Search for the word "lines" in the entries. Each line that holds it should be copied.

Collected data:
::::::::::
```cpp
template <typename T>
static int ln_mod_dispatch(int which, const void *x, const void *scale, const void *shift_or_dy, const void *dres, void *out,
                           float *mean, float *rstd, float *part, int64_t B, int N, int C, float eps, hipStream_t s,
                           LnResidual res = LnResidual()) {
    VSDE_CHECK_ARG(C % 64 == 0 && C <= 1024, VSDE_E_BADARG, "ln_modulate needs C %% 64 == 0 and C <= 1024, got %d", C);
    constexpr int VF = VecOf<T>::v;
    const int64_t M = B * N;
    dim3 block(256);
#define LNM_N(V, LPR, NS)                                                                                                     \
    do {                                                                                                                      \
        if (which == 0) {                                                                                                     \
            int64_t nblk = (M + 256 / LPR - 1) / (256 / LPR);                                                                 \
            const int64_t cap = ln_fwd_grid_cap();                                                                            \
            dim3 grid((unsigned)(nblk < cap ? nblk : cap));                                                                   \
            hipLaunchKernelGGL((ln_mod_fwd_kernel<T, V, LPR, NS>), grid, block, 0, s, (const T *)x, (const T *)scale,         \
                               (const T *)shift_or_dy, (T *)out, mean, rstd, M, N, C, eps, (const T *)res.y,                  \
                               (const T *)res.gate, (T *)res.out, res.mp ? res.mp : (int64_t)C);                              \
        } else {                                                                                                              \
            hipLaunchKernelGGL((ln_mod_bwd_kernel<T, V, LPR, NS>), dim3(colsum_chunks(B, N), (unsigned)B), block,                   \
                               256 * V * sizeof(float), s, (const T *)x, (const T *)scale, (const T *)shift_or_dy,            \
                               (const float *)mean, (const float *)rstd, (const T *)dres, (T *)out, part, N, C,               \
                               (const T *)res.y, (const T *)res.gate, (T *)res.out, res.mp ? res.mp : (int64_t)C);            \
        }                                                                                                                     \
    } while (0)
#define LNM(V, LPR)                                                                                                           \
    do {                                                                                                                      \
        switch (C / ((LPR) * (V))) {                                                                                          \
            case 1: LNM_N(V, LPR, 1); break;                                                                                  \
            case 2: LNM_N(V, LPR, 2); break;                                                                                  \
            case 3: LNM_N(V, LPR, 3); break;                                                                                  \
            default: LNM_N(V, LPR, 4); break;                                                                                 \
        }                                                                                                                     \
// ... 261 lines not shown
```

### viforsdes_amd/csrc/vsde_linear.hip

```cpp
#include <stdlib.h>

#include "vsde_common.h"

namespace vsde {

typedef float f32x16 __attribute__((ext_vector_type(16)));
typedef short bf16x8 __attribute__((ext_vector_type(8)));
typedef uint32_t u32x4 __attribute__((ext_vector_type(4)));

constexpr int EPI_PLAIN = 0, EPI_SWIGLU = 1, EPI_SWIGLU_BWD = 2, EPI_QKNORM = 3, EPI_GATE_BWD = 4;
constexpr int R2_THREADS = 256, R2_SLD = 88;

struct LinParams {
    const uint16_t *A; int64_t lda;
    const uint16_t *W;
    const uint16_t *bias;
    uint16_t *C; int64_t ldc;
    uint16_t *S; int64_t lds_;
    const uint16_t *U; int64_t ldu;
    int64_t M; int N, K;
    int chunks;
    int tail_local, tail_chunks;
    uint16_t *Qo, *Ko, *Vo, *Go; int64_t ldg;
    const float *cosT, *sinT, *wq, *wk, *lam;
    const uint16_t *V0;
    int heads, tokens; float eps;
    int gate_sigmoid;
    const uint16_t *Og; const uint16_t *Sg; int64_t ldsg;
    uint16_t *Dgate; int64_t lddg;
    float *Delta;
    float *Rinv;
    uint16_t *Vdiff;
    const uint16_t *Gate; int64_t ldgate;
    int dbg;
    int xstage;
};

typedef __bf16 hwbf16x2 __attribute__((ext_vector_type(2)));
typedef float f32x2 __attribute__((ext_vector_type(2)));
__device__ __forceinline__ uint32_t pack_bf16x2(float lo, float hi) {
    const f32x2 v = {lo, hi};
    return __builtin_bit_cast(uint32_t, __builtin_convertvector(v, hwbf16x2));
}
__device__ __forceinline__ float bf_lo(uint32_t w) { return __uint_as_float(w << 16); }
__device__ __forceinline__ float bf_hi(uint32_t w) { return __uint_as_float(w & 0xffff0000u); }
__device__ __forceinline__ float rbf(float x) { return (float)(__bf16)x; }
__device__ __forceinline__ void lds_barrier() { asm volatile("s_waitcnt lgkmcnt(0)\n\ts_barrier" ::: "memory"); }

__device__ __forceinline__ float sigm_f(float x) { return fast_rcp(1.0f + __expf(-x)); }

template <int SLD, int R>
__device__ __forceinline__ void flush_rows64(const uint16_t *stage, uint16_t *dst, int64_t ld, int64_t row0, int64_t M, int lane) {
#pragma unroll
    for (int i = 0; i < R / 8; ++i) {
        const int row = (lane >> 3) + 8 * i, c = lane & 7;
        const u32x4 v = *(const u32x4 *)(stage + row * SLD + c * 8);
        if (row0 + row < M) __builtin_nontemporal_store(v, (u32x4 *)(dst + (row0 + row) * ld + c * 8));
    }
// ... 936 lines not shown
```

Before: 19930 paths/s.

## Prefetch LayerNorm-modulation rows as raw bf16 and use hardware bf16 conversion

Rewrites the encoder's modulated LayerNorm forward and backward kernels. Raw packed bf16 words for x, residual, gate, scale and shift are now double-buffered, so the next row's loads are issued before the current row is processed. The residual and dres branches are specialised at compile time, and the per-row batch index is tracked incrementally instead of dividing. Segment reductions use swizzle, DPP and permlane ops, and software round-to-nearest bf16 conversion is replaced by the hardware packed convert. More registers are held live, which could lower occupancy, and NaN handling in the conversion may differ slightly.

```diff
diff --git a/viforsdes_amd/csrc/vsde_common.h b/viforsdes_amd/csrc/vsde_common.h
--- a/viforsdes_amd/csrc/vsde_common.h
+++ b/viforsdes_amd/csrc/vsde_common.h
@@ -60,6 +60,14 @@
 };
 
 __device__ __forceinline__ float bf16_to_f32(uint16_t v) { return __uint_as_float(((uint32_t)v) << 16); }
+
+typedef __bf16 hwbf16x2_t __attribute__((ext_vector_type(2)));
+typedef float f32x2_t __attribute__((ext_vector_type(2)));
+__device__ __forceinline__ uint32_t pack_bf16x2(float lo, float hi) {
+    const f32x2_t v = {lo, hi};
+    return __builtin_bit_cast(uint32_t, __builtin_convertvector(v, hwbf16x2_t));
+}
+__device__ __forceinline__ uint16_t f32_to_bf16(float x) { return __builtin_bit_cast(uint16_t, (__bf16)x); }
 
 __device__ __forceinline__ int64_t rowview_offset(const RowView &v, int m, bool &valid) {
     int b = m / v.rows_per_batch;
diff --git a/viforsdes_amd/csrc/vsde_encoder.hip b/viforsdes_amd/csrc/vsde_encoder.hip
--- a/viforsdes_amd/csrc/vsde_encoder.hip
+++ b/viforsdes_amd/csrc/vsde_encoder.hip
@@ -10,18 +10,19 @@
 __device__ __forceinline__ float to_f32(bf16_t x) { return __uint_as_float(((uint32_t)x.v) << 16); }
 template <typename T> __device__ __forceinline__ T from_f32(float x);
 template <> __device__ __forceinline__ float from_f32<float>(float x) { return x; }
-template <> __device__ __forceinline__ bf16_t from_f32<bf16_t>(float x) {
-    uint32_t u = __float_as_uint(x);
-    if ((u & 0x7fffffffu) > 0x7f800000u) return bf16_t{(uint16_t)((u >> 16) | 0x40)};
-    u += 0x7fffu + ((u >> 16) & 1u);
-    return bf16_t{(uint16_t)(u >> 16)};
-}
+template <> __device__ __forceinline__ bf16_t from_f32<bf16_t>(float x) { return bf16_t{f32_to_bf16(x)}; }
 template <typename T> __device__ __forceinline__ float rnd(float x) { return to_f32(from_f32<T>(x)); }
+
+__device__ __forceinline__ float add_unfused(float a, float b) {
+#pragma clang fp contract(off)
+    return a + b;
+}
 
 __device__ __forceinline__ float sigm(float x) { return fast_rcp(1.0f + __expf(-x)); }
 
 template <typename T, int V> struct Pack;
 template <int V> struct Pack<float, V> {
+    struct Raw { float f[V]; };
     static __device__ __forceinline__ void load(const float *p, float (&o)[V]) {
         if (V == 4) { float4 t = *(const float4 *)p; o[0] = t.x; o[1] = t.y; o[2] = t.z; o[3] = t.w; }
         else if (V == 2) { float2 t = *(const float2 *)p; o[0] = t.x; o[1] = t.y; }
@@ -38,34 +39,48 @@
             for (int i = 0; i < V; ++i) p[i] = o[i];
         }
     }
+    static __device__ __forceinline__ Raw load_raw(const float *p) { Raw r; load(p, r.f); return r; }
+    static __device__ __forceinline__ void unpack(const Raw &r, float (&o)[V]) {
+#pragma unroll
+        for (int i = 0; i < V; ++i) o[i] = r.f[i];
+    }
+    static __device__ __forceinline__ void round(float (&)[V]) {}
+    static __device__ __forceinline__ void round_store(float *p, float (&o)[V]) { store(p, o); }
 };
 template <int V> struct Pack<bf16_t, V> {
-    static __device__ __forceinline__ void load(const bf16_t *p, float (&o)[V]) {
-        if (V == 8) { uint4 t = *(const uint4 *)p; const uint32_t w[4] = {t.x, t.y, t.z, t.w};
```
::::::::::
WRITTEN SOLUTION:
// ... 261 lines not shown
// ... 936 lines not shown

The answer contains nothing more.